● TASK DESCRIPTION
If a line in the data below contains the word "hooks", copy it out.

● DATASET RECORDS
══════

void rotate_slow_sets(DiralEnv* e, FastParams& f, hipStream_t s) {
  const size_t w = slow_set_words(e);
  uint32_t* const set_r = e->slow + (e->slow_launches % 3) * w;
  uint32_t* const set_w = e->slow + ((e->slow_launches + 1) % 3) * w;
  uint32_t* const set_z = e->slow + ((e->slow_launches + 2) % 3) * w;
  f.slow_cnt_r = set_r; f.slow_list_r = set_r + 16; f.slow_flag_r = set_r + 16 + fast_slow_max(e->B);
  if (e->capture_rotates || !stream_is_capturing(s)) {
    f.slow_cnt_w = set_w; f.slow_list_w = set_w + 16; f.slow_flag_w = set_w + 16 + fast_slow_max(e->B);
    f.slow_cnt_z = set_z;
    ++e->slow_launches;
  }
}

hipError_t launch_step_any(DiralEnv* e, const StepParams& p, const StepPlan& d, hipStream_t s, const PolParams* pol = nullptr) {
  const hipError_t st = d.use_ring ? ensure_ring(e, s) : ensure_plane(e, s);
  if (st != hipSuccess) return st;
  if (d.use_ring) e->plane_valid = false;
  else if (p.mode != kModeObserve) e->ring_valid = false;
  e->last_kernel = d.last_kernel;
  if (d.launch == StepLaunch::Large) return launch_large(p, e->lg, s);
  if (d.launch == StepLaunch::General) return launch_general(e->vpl, d.general_fast, p, e->lds_bytes, s);
  FastParams f = fast_params(e, p, d);
  if (d.slow_sets) rotate_slow_sets(e, f, s);
  RichParams r = rich_for(e, p);
  r.chobs_out = p.chobs_out;
  r.pf = ((p.flags & DIRAL_F_PROPORTIONAL_FAIR) && p.mode == DIRAL_STEP_MY_STEP) ? p.pf : nullptr;
  r.pf_threshold = p.pf_threshold; r.pf_penalty = p.pf_penalty;
  const int grid = p.B + (d.slow_sets ? fast_slow_max(p.B) : 0);
  switch (d.launch) {
    case StepLaunch::WideSlots: return launch_wide_slots(f, r, *pol, d.k, e->vpl, p.B, s);
    case StepLaunch::Wide: return e->vpl == 2 ? launch_wide2(f, r, d.k, grid, s) : launch_wide4(f, r, d.k, grid, s);
    case StepLaunch::Fast64Slots: return launch_fast64_slots(f, r, *pol, d.k.ch, d.k.out64, p.B, s);
    case StepLaunch::Fast64Policy: return launch_fast64_policy(f, r, *pol, d.k.out64, grid, s);
    default: return launch_fast64(f, r, d.k, grid, s);
  }
}

hipError_t launch_posdist_if_needed(DiralEnv* e, const StepParams& p, hipStream_t s) {
  const bool full = (p.flags & DIRAL_F_ADD_POSDIST) != 0;
  const bool type1 = (p.flags & DIRAL_F_ADD_POSDIST_PIGGY) && p.posdist_type == 1;
  if (!p.state_out || !(full || type1)) return hipSuccess;
  PosdistParams q;
  q.N = p.N; q.A = p.A; q.K = p.K; q.S = p.S; q.NV = p.NV; q.NR = p.NR; q.flags = p.flags;
// ... 196 lines not shown
  CREATE_TRY(own(e, e->pos_y, bn * 8));
  CREATE_TRY(own(e, e->vel, bn * 8));
  const size_t tab_slack = 512 + 64 * 256;
  CREATE_TRY(own(e, e->tkey, tab * 4, tab_slack * 4, kOnReset));
  CREATE_TRY(own(e, e->tx, tab * 8, tab_slack * 8, kOnReset));
  if (fits_fast64(e) || fits_wide(e)) {
    CREATE_TRY(own(e, e->ring, (size_t)e->B * e->NR * 8 * 8, 0, kOnReset));
    if (use_packed_table(e)) {
      const size_t nq = (size_t)e->B * (e->NR / 4);
      CREATE_TRY(own(e, e->tcode, nq * e->NV * 4, 512 * 4, kOnReset));
      CREATE_TRY(own(e, e->tage, nq * e->NV * 4, 512 * 4, kOnReset));
      CREATE_TRY(own(e, e->tseq, (size_t)e->B * e->NR * 4, 64 * 4, kOnReset));
      CREATE_TRY(own(e, e->told, nq * 4, 16 * 4, kOnReset));
    }
    CREATE_TRY(own(e, e->slow, 3 * slow_set_words(e) * 4, 0, kOnReset));
    e->ring_valid = true;
  }
  CREATE_TRY(own(e, e->metrics, (size_t)e->B * DIRAL_M_COLUMNS * 8, 0, kOnReset));
  CREATE_TRY(own(e, e->err, 4));
  CREATE_TRY(own(e, e->yflag, 4, 0, false, kNoFill));
  CREATE_TRY(own(e, e->edges, (size_t)(e->K + 1) * 8, 0, false, kNoFill));
  CREATE_TRY(own(e, e->edges1, (size_t)(e->K + 1) * 8, 0, false, kNoFill));
  CREATE_TRY(own(e, e->inv_tab, 256 * 8, 0, false, kNoFill));
  if (has(cfg, DIRAL_F_TRACK_ARRIVAL)) CREATE_TRY(own(e, e->la, bn * e->N * 4, 0, kOnReset, 0xFF));
  if (has(cfg, DIRAL_F_PROPORTIONAL_FAIR)) CREATE_TRY(own(e, e->pf, bn * 4, 0, kOnReset));
  if (has(cfg, DIRAL_F_PIGGYBACKING)) {
    if (piggy_search_lds_bytes(e->N) > 48u * 1024u)
      CREATE_TRY(hipFuncSetAttribute(reinterpret_cast<const void*>(piggy_search_kernel), hipFuncAttributeMaxDynamicSharedMemorySize,
                                     (int)piggy_search_lds_bytes(e->N)));
    CREATE_TRY(own(e, e->prev_obs, bn * e->A * 8, 0, kOnReset));
// ... 66 lines not shown
  r.off_act = off.act; r.off_chobs = has(cfg, DIRAL_F_PIGGYBACKING) ? -1 : off.chobs; r.off_hist = off.hist; r.off_rew = off.rew; r.off_idx = off.idx;
  r.off_skip = 0; r.len_skip = 0;
  r.off_pos = off.pos; r.off_vel = off.vel; r.off_fp = off.fp;
  r.H = cfg->highway_height; r.vel = e->vel; r.pos_y = e->pos_y;
  if (e->hooks.no_fast64 && e->vpl == 1) e->kernel_path = DIRAL_PATH_GENERAL;
  if (e->hooks.no_wide && e->vpl > 1 && !e->large) e->kernel_path = DIRAL_PATH_GENERAL;
  *out = e;
  return DIRAL_OK;
}

int diral_env_destroy(DiralEnv* e) {
  if (!e) return DIRAL_OK;
  DeviceGuard guard(e->device);
  for (const DevBuf& b : e->bufs) (void)hipFree(b.p);
  if (e->trace) (void)hipFree(e->trace);
  if (e->dbg) (void)hipFree(e->dbg);
  delete e;
  return DIRAL_OK;
}

int64_t diral_env_hbm_bytes(const DiralEnv* e) {
  int64_t sum = 0;
  if (e) for (const DevBuf& b : e->bufs) sum += (int64_t)b.bytes;
  return sum;
}

int diral_env_set_option(DiralEnv* e, int option, int64_t value) {
  if (!e) return DIRAL_ERR_BAD_ARG;
  switch (option) {
    case DIRAL_OPT_ENV_OFFSET:
// ... 16 lines not shown
}

int diral_env_last_kernel(const DiralEnv* e) { return e ? e->last_kernel : DIRAL_ERR_BAD_ARG; }

const char* diral_env_last_hip_error(const DiralEnv* e) { return e ? e->last_hip_error.c_str() : ""; }

int diral_env_reset(DiralEnv* e, const double* x0, const double* y0, const double* v0, uint64_t seed,
                    void* stream) {
  if (!e) return DIRAL_ERR_BAD_ARG;
  DEVICE_ENTER(e->device);
  hipStream_t s = (hipStream_t)stream;
  const size_t bn = (size_t)e->B * e->N;
  for (const DevBuf& b : e->bufs)
    if (b.reset_bytes) HIP_TRY(e, hipMemsetAsync(b.p, b.fill, b.reset_bytes, s));
  e->slow_launches = 0;
  e->plane_valid = true; e->ring_valid = e->ring != nullptr;
  HIP_TRY(e, launch_1d<reset_kernel>(bn, s, (int)bn, e->cfg.highway_length, has(&e->cfg, DIRAL_F_MOBILITY_VARY) ? 1 : 0, seed,
                                     (uint64_t)e->env_offset * (uint64_t)e->N, x0, y0, v0, e->pos_x, e->pos_y, e->vel));
  if (y0) { if (refresh_flat_y(e, s) != DIRAL_OK) return DIRAL_ERR_HIP; }
  else e->flat_y = true;
  return DIRAL_OK;
}

int diral_env_step(DiralEnv* e, int mode, const int32_t* actions, int64_t t, void* state_out, void* rew_out,
                   uint8_t* done_out, void* chobs_out, int out_dtype, double episode, double epsilon,
                   void* stream) {
  if (!e || !actions) return DIRAL_ERR_BAD_ARG;
  if (mode != DIRAL_STEP_MY_STEP && mode != DIRAL_STEP_MY_STEP_CH && mode != DIRAL_STEP_DESIGN)
    return DIRAL_ERR_BAD_ARG;
  if (out_dtype != DIRAL_F32 && out_dtype != DIRAL_F64) return DIRAL_ERR_BAD_ARG;
// ... 193 lines not shown
                           const int32_t* tab_seq, const int32_t* tab_age, const double* tab_x,
                           const int32_t* last_arrival, void* stream) {
  if (!e) return DIRAL_ERR_BAD_ARG;
  DEVICE_ENTER(e->device);
  hipStream_t s = (hipStream_t)stream;
  const size_t bn = (size_t)e->B * e->N;
  if (pos_x) HIP_TRY(e, hipMemcpyAsync(e->pos_x, pos_x, bn * 8, hipMemcpyDeviceToDevice, s));
  if (pos_y) {
    HIP_TRY(e, hipMemcpyAsync(e->pos_y, pos_y, bn * 8, hipMemcpyDeviceToDevice, s));
    if (refresh_flat_y(e, s) != DIRAL_OK) return DIRAL_ERR_HIP;
  }
  if (vel) HIP_TRY(e, hipMemcpyAsync(e->vel, vel, bn * 8, hipMemcpyDeviceToDevice, s));
  if (tab_seq || tab_age || tab_x) {
    HIP_TRY(e, ensure_plane(e, s));
    e->ring_valid = false;
    HIP_TRY(e, launch_1d<import_tables_kernel>(bn * e->N, s, e->B, e->N, e->NV, e->NR, tab_seq, tab_age, tab_x, e->tkey, e->tx));
    if (e->ring) { HIP_TRY(e, ensure_ring(e, s)); HIP_TRY(e, verify_ring(e, s)); }
  }
  if (last_arrival) {
    if (!e->la) return DIRAL_ERR_BAD_CONFIG;
    HIP_TRY(e, hipMemcpyAsync(e->la, last_arrival, bn * e->N * 4, hipMemcpyDeviceToDevice, s));
  }
  return DIRAL_OK;
}

int diral_env_export_prev_obs(DiralEnv* e, double* prev_obs, void* stream) {
  if (!e || !prev_obs) return DIRAL_ERR_BAD_ARG;
  if (!e->prev_obs) return DIRAL_ERR_BAD_CONFIG;
  DEVICE_ENTER(e->device);
  HIP_TRY(e, hipMemcpyAsync(prev_obs, e->prev_obs, (size_t)e->B * e->N * e->A * 8, hipMemcpyDeviceToDevice, (hipStream_t)stream));
// ... 11 lines not shown
int diral_env_export_entries(DiralEnv* e, DiralNeighborEntry* entries, void* stream) {
  if (!e || !entries) return DIRAL_ERR_BAD_ARG;
  DEVICE_ENTER(e->device);
  hipStream_t s = (hipStream_t)stream;
  HIP_TRY(e, ensure_plane(e, s));
  HIP_TRY(e, launch_1d<export_entries_kernel>((size_t)e->B * e->N * e->N, s, e->B, e->N, e->NV, e->NR, e->tkey, e->tx, e->pos_y, entries));
  return DIRAL_OK;
}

══════

● SOLUTION TO THE PROBLEM
  if (e->hooks.no_fast64 && e->vpl == 1) e->kernel_path = DIRAL_PATH_GENERAL;
  if (e->hooks.no_wide && e->vpl > 1 && !e->large) e->kernel_path = DIRAL_PATH_GENERAL;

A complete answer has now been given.